● **PROBLEM**
Scan the entries below. Report each line where the string "delete" occurs.

● **DATASET CONTENT**
# aiforvision/OCTA-autosegmentation

Measured on AMD Instinct MI355X. Metric: synthetic OCTA samples/sec (graph + 304x304 image + 1216x1216 label triples), higher is better.
Workload: dtype f64

## Files before the change

include/octa_hip.h:

```cpp
#ifndef OCTA_HIP_H
#define OCTA_HIP_H

#include <stddef.h>
#include <stdint.h>

#ifdef __cplusplus
extern "C" {
#endif

typedef struct octa_ctx octa_ctx;


int octa_abi_version(void);

const char *octa_last_error(void);

int octa_ctx_create(int device, octa_ctx **out);
void octa_ctx_destroy(octa_ctx *ctx);

size_t octa_ctx_scratch_bytes(const octa_ctx *ctx);

int octa_rasterize_2d(octa_ctx *ctx, int B, const double *d_edges, const int64_t *h_edge_off,
                      const uint8_t *d_keep, int no_pixels_x, int no_pixels_y, int mip_axis,
                      double min_radius, double max_radius, uint8_t *d_out, void *stream);
// ... 252 lines not shown

int octa_sim_edge_offsets(octa_sim *sim, int64_t *h_edge_off, int64_t *h_n_art);

int octa_sim_export_edges(octa_sim *sim, double *h_edges);

int octa_sim_export_edges_device(octa_sim *sim, double *d_edges, void *stream);

int octa_sim_trace(octa_sim *sim, int32_t *h_trace);

int octa_sim_stats(octa_sim *sim, int64_t *h_stats);

int octa_sim_kd_paths(octa_sim *sim, int64_t *h_paths);

int octa_sim_assign_paths(octa_sim *sim, int64_t *h_paths);

int octa_sim_spans(octa_sim *sim, int64_t *h_spans);

int octa_sim_timing(octa_sim *sim, double *h_out8);

int octa_sim_service_stats(octa_sim *sim, double *h_out5);

int octa_sim_geometry(int num_cus, int *h_out4);

int octa_sim_is_large(const octa_sim *sim);

int octa_sim_fields(octa_sim *sim, int sample, double *h_oxy, int64_t cap_oxy, int64_t *n_oxy, double *h_co2,
                    int64_t cap_co2, int64_t *n_co2);

int octa_sim_kat_kd_order(octa_ctx *ctx, const double *h_pts, int64_t n, const uint8_t *h_need, int32_t *h_indices);

// ... 5 lines not shown
```

octa_autosegmentation_amd/_native.py:

```python
import contextlib
import ctypes
import os
import random as _random
import threading

import numpy as np

HERE = os.path.dirname(os.path.abspath(__file__))
LIB_PATH = os.environ.get("OCTA_HIP_LIB") or os.path.join(HERE, "liboctahip.so")

_lib = None
_ctxs = {}
_lock = threading.Lock()

c_void_p, c_int, c_double, c_size_t = ctypes.c_void_p, ctypes.c_int, ctypes.c_double, ctypes.c_size_t


def _struct(name, ints, ptrs):
    fields = [("struct_size", ctypes.c_uint32)] + [(k, c_int) for k in ints.split()] + [("slope", ctypes.c_float)] + [(k, c_void_p) for k in ptrs.split()]
    return type(name, (ctypes.Structure,), {"_fields_": fields})


Conv3x3Args = _struct("Conv3x3Args", "N H W Cin Cout stride in_dilation tap_mask out_scale out_off_y out_off_x C1 CY1 nslot",
                      "d_x d_x2 d_w d_y d_y2 d_scale1 d_shift1 d_scale2 d_shift2 d_stat_partials d_stat_slots d_residual")
# ... 50 lines not shown
    "octa_sim_run_states": (c_int, [c_void_p, c_void_p, c_void_p, c_void_p, c_void_p, c_void_p, c_void_p, c_void_p]),
    "octa_sim_np_state": (c_int, [c_void_p, c_int, c_void_p]),
    "octa_thinconv_expand": (c_int, [c_void_p, c_void_p, c_void_p, c_void_p, c_void_p, c_int, c_int, c_int, c_int, c_int, c_int, c_int, ctypes.c_float, c_void_p]),
    "octa_thinconv_squeeze": (c_int, [c_void_p, c_void_p, c_void_p, c_void_p, c_void_p, c_int, c_int, c_int, c_int, c_int, c_int, c_int, c_void_p]),
    "octa_lrelu_bwd_bf16": (c_int, [c_void_p, c_void_p, c_void_p, c_void_p, ctypes.c_int64, ctypes.c_float, c_void_p]),
    "octa_thinconv_wgrad_scratch_floats": (ctypes.c_longlong, [c_int, c_int, c_int, c_int]),
    "octa_thinconv_wgrad": (c_int, [c_void_p, c_void_p, c_void_p, c_void_p, c_void_p, c_void_p, c_int, c_int, c_int, c_int, c_int, c_int, c_int, c_int, c_int, c_void_p]),
    "octa_sim_spans": (c_int, [c_void_p, c_void_p]),
    "octa_sim_edge_offsets": (c_int, [c_void_p, c_void_p, c_void_p]),
    "octa_sim_export_edges": (c_int, [c_void_p, c_void_p]),
    "octa_sim_export_edges_device": (c_int, [c_void_p, c_void_p, c_void_p]),
    "octa_sim_trace": (c_int, [c_void_p, c_void_p]),
    "octa_sim_stats": (c_int, [c_void_p, c_void_p]),
    "octa_sim_kd_paths": (c_int, [c_void_p, c_void_p]),
    "octa_sim_assign_paths": (c_int, [c_void_p, c_void_p]),
    "octa_sim_timing": (c_int, [c_void_p, c_void_p]),
    "octa_sim_service_stats": (c_int, [c_void_p, c_void_p]),
    "octa_sim_geometry": (c_int, [c_int, c_void_p]),
    "octa_sim_is_large": (c_int, [c_void_p]),
    "octa_conv2d_f32_nchw": (c_int, [c_void_p, c_void_p, c_void_p, c_void_p, c_void_p] + [c_int] * 14 + [c_void_p]),
    "octa_convtranspose2x2_f32_nchw": (c_int, [c_void_p, c_void_p, c_void_p, c_void_p, c_int, c_int, c_int, c_int, c_int, c_void_p]),
    "octa_conv2d_f32_dgrad_nchw": (c_int, [c_void_p, c_void_p, c_void_p, c_void_p] + [c_int] * 11 + [c_void_p]),
    "octa_conv2d_f32_wgrad_workspace": (c_int, [c_int] * 10 + [ctypes.POINTER(c_size_t)]),
    "octa_conv2d_f32_wgrad_nchw": (c_int, [c_void_p, c_void_p, c_void_p, c_void_p, c_void_p, c_void_p, c_size_t] + [c_int] * 10 + [c_void_p]),
    "octa_sim_fields": (c_int, [c_void_p, c_int, c_void_p, ctypes.c_int64, c_void_p, c_void_p, ctypes.c_int64, c_void_p]),
    "octa_instnorm_lrelu_nhwc_bwd": (c_int, [c_void_p, c_void_p, c_void_p, c_void_p, c_void_p, c_void_p, c_void_p, c_void_p, c_void_p, c_void_p, c_int, c_int, ctypes.c_int64, ctypes.c_float, c_void_p]),
    "octa_pack_conv_weights": (c_int, [c_void_p, c_void_p, c_int, c_void_p, c_void_p]),
    "octa_head1_nhwc_bwd": (c_int, [c_void_p, c_void_p, c_void_p, c_void_p, ctypes.c_int64, c_int, c_void_p, c_void_p, c_void_p, c_void_p]),
    "octa_instnorm_nhwc_stats": (c_int, [c_void_p, c_void_p, c_void_p, c_void_p, c_void_p, c_void_p, c_void_p, c_void_p, c_int, c_int, ctypes.c_int64, ctypes.c_float, c_void_p]),
    "octa_scale_shift_lrelu_nhwc": (c_int, [c_void_p, c_void_p, c_void_p, c_void_p, c_void_p, c_int, c_int, ctypes.c_int64, ctypes.c_float, c_void_p]),
# ... 168 lines not shown
```

octa_autosegmentation_amd/csrc/sim.hip:

```cpp

#include <chrono>
#include <vector>

#include "common.h"
#include "sim_host.h"
#include <thread>
#include <atomic>
#include <cstdlib>
#include <cstring>

using namespace OCTA_SIMK;

#if OCTA_SIM_LARGE
#define OCTA_SIM_T octa_simL_impl
#define OCTA_SIM_FN(name) octa_simL_##name
#else
#define OCTA_SIM_T octa_simS_impl
#define OCTA_SIM_FN(name) octa_simS_##name
#endif
#define octa_sim_create OCTA_SIM_FN(create)
#define octa_sim_destroy OCTA_SIM_FN(destroy)
#define octa_sim_run OCTA_SIM_FN(run)
#define octa_sim_run_states OCTA_SIM_FN(run_states)
#define octa_sim_np_state OCTA_SIM_FN(np_state)
#define octa_sim_edge_offsets OCTA_SIM_FN(edge_offsets)
#define octa_sim_export_edges OCTA_SIM_FN(export_edges)
#define octa_sim_export_edges_device OCTA_SIM_FN(export_edges_device)
#define octa_sim_trace OCTA_SIM_FN(trace)
#define octa_sim_stats OCTA_SIM_FN(stats)
#define octa_sim_kd_paths OCTA_SIM_FN(kd_paths)
#define octa_sim_assign_paths OCTA_SIM_FN(assign_paths)
#define octa_sim_fields OCTA_SIM_FN(fields)
#define octa_sim_service_stats OCTA_SIM_FN(service_stats)
#define octa_sim_geometry OCTA_SIM_FN(geometry)
#define octa_sim_spans OCTA_SIM_FN(spans)
#define octa_sim_timing OCTA_SIM_FN(timing)
#define octa_sim_kat_kd_order OCTA_SIM_FN(kat_kd_order)
struct OCTA_SIM_T;
extern "C" void octa_sim_destroy(OCTA_SIM_T *S);
extern "C" long long octa_sim_next_ticket(void);
extern "C" int *octa_sim_launch_flag(int device);

namespace {

constexpr int SIM_THREADS = SIM_THREADS_PER_WG;
constexpr int SIM_WG_PER_CU = 2;
// ... 7 lines not shown
static_assert(SIM_THREADS == 64 * KD_WAVES, "kd mailboxes are sized for KD_WAVES waves");
constexpr int REQ_CAP = 8192;

static_assert(sizeof(BifRequest) == sizeof(octa_bif_request), "request layout must match the public header");
static_assert(MAXKEPT == OCTA_BIF_MAX_ATTS, "request capacity must match the public header");

struct BatchPtrs {
    double *npos[2], *nrad[2], *nkap[2];
    int *npar[2], *nch0[2], *nch1[2];
    unsigned char *nnch[2], *nact[2];
    double *oxy, *co2, *cand, *py_u;
    unsigned *py_state;
    int *nn, *act_list;
    int *nn_prev[2];
    double *nn_d2[2];
    unsigned *sorted;
    int *gnode, *gstart, *gcount;
    Rec *rec;
    int *glist, *child_group;
    FlushRec *fl_rec;
    idx_t *kd_idx, *kd_rank;
    unsigned char *removed, *ven_near;
    unsigned long long *hashes;
    unsigned *pairs;
    unsigned long long *set_hash;
    int *set_key, *tmp_int;
    double *grid_pts;
    unsigned *cand_idx;
    double *tmp_dbl;
    SampleScalars *sc;
// ... 17 lines not shown
};

__device__ __forceinline__ SimArrays sample_arrays(const BatchPtrs &B, int s) {
    SimArrays A;
    for (int f = 0; f < 2; f++) {
        A.npos[f] = B.npos[f] + (size_t)s * NCAP * 3;
        A.nrad[f] = B.nrad[f] + (size_t)s * NCAP;
        A.nkap[f] = B.nkap[f] + (size_t)s * NCAP;
        A.npar[f] = B.npar[f] + (size_t)s * NCAP;
        A.nch0[f] = B.nch0[f] + (size_t)s * NCAP;
        A.nch1[f] = B.nch1[f] + (size_t)s * NCAP;
        A.nnch[f] = B.nnch[f] + (size_t)s * NCAP;
        A.nact[f] = B.nact[f] + (size_t)s * NCAP;
        A.nn_prev[f] = B.nn_prev[f] + (size_t)s * OCAP;
        A.nn_d2[f] = B.nn_d2[f] + (size_t)s * OCAP;
    }
    A.oxy = B.oxy + (size_t)s * OCAP * 3;
    A.co2 = B.co2 + (size_t)s * CCAP * 3;
    A.cand = B.cand + (size_t)s * NCANDCAP * 3;
    A.py_u = B.py_u + (size_t)s * PYCAP;
    A.nn = B.nn + (size_t)s * OCAP;
    A.act_list = B.act_list + (size_t)s * NCAP;
    A.sorted = B.sorted + (size_t)s * SORTCAP;
    A.gnode = B.gnode + (size_t)s * GCAP;
    A.gstart = B.gstart + (size_t)s * GCAP;
    A.gcount = B.gcount + (size_t)s * GCAP;
    A.rec = B.rec + (size_t)s * GCAP;
    A.glist = B.glist + (size_t)s * GCAP;
    A.child_group = B.child_group + (size_t)s * NCAP;
    A.fl_rec = B.fl_rec + (size_t)s * 2 * MURRAY_FLUSH_LDS;
// ... 589 lines not shown
    }
    if ((nw == 0 && cfg.forest_type == 0) || cfg.n_trees < 1 || 2 * cfg.n_trees > NCAP) { octa::set_error("octa_sim_create: bad forest config"); delete S; return -2; }
    if (std::ceil(cfg.sx * 76) > 76 || std::ceil(cfg.sy * 76) > 76) { octa::set_error("octa_sim_create: simulation space larger than the unit square"); delete S; return -2; }
    S->iters = build_iter_table(cfg, &S->C);
    BatchPtrs &P = S->P;
    memset(&P, 0, sizeof(P));
    P.C = S->C;
    const size_t nb = (size_t)B;
    int rc = 0;
    for (int f = 0; f < 2 && !rc; f++) {
        rc |= dev_alloc(S, &P.npos[f], nb * NCAP * 3); rc |= dev_alloc(S, &P.nrad[f], nb * NCAP); rc |= dev_alloc(S, &P.nkap[f], nb * NCAP);
        rc |= dev_alloc(S, &P.npar[f], nb * NCAP); rc |= dev_alloc(S, &P.nch0[f], nb * NCAP); rc |= dev_alloc(S, &P.nch1[f], nb * NCAP);
        rc |= dev_alloc(S, &P.nnch[f], nb * NCAP); rc |= dev_alloc(S, &P.nact[f], nb * NCAP);
        rc |= dev_alloc(S, &P.nn_prev[f], nb * OCAP); rc |= dev_alloc(S, &P.nn_d2[f], nb * OCAP);
    }
    rc |= dev_alloc(S, &P.oxy, nb * OCAP * 3); rc |= dev_alloc(S, &P.co2, nb * CCAP * 3);
    rc |= dev_alloc(S, &P.cand, nb * NCANDCAP * 3); rc |= dev_alloc(S, &P.py_u, nb * PYCAP); rc |= dev_alloc(S, &P.py_state, nb * 625);
    rc |= dev_alloc(S, &P.nn, nb * OCAP); rc |= dev_alloc(S, &P.act_list, nb * NCAP);
    rc |= dev_alloc(S, &P.sorted, nb * SORTCAP); rc |= dev_alloc(S, &P.gnode, nb * GCAP); rc |= dev_alloc(S, &P.gstart, nb * GCAP);
    rc |= dev_alloc(S, &P.gcount, nb * GCAP); rc |= dev_alloc(S, &P.rec, nb * GCAP);
    rc |= dev_alloc(S, &P.glist, nb * GCAP); rc |= dev_alloc(S, &P.child_group, nb * NCAP); rc |= dev_alloc(S, &P.fl_rec, nb * 2 * MURRAY_FLUSH_LDS);
    rc |= dev_alloc(S, &P.kd_idx, nb * OCAP); rc |= dev_alloc(S, &P.kd_rank, nb * OCAP);
    rc |= dev_alloc(S, &P.removed, nb * OCAP); rc |= dev_alloc(S, &P.ven_near, nb * OCAP); rc |= dev_alloc(S, &P.hashes, nb * OCAP);
    rc |= dev_alloc(S, &P.pairs, nb * PCAP); rc |= dev_alloc(S, &P.set_hash, nb * SETCAP); rc |= dev_alloc(S, &P.set_key, nb * SETCAP);
    rc |= dev_alloc(S, &P.grid_pts, nb * GRID_N * 3); rc |= dev_alloc(S, &P.cand_idx, nb * NCANDCAP);
    rc |= dev_alloc(S, &P.tmp_int, nb * (OCAP + 2 * NCANDCAP)); rc |= dev_alloc(S, &P.tmp_dbl, nb * OCAP * 3);
    rc |= dev_alloc(S, &P.sc, nb); rc |= dev_alloc(S, &P.iters, S->iters.size() + 1);
    rc |= dev_alloc(S, &P.reqs, (size_t)2 * REQ_CAP); rc |= dev_alloc(S, &P.req_count, 4); rc |= dev_alloc(S, &P.bif_results, (size_t)2 * REQ_CAP * 6);
    rc |= dev_alloc(S, &P.mt_state, nb * 625); rc |= dev_alloc(S, &P.valid_count, nb);
    if (cfg.fixed()) {
// ... 525 lines not shown
        o[0] = sc.err; o[1] = sc.py_pos; o[2] = sc.murray_steps; o[3] = sc.n_bif; o[4] = sc.respec;
        o[5] = sc.n_nodes[0]; o[6] = sc.n_nodes[1];
        memcpy(&o[7], &sc.faz_radius, 8);
        for (int k = 0; k < 16; k++) o[8 + k] = sc.prof[k];
        for (int k = 0; k < 8; k++) o[24 + k] = sc.kdprof[k];
    }
    return 0;
}

extern "C" int octa_sim_kd_paths(OCTA_SIM_T *S, int64_t *h_paths) {
    if (!S || !S->ran || !h_paths) { octa::set_error("octa_sim_kd_paths: run the simulation first"); return -2; }
    for (int s = 0; s < S->B; s++) { h_paths[2 * s] = S->h_sc[s].kd_path[0]; h_paths[2 * s + 1] = S->h_sc[s].kd_path[1]; }
    return 0;
}

extern "C" int octa_sim_assign_paths(OCTA_SIM_T *S, int64_t *h_paths) {
    if (!S || !S->ran || !h_paths) { octa::set_error("octa_sim_assign_paths: run the simulation first"); return -2; }
    for (int s = 0; s < S->B; s++) { h_paths[2 * s] = S->h_sc[s].assign_path[0]; h_paths[2 * s + 1] = S->h_sc[s].assign_path[1]; }
    return 0;
}
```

● **ANSWER TO THIS EXERCISE**
    if ((nw == 0 && cfg.forest_type == 0) || cfg.n_trees < 1 || 2 * cfg.n_trees > NCAP) { octa::set_error("octa_sim_create: bad forest config"); delete S; return -2; }
    if (std::ceil(cfg.sx * 76) > 76 || std::ceil(cfg.sy * 76) > 76) { octa::set_error("octa_sim_create: simulation space larger than the unit square"); delete S; return -2; }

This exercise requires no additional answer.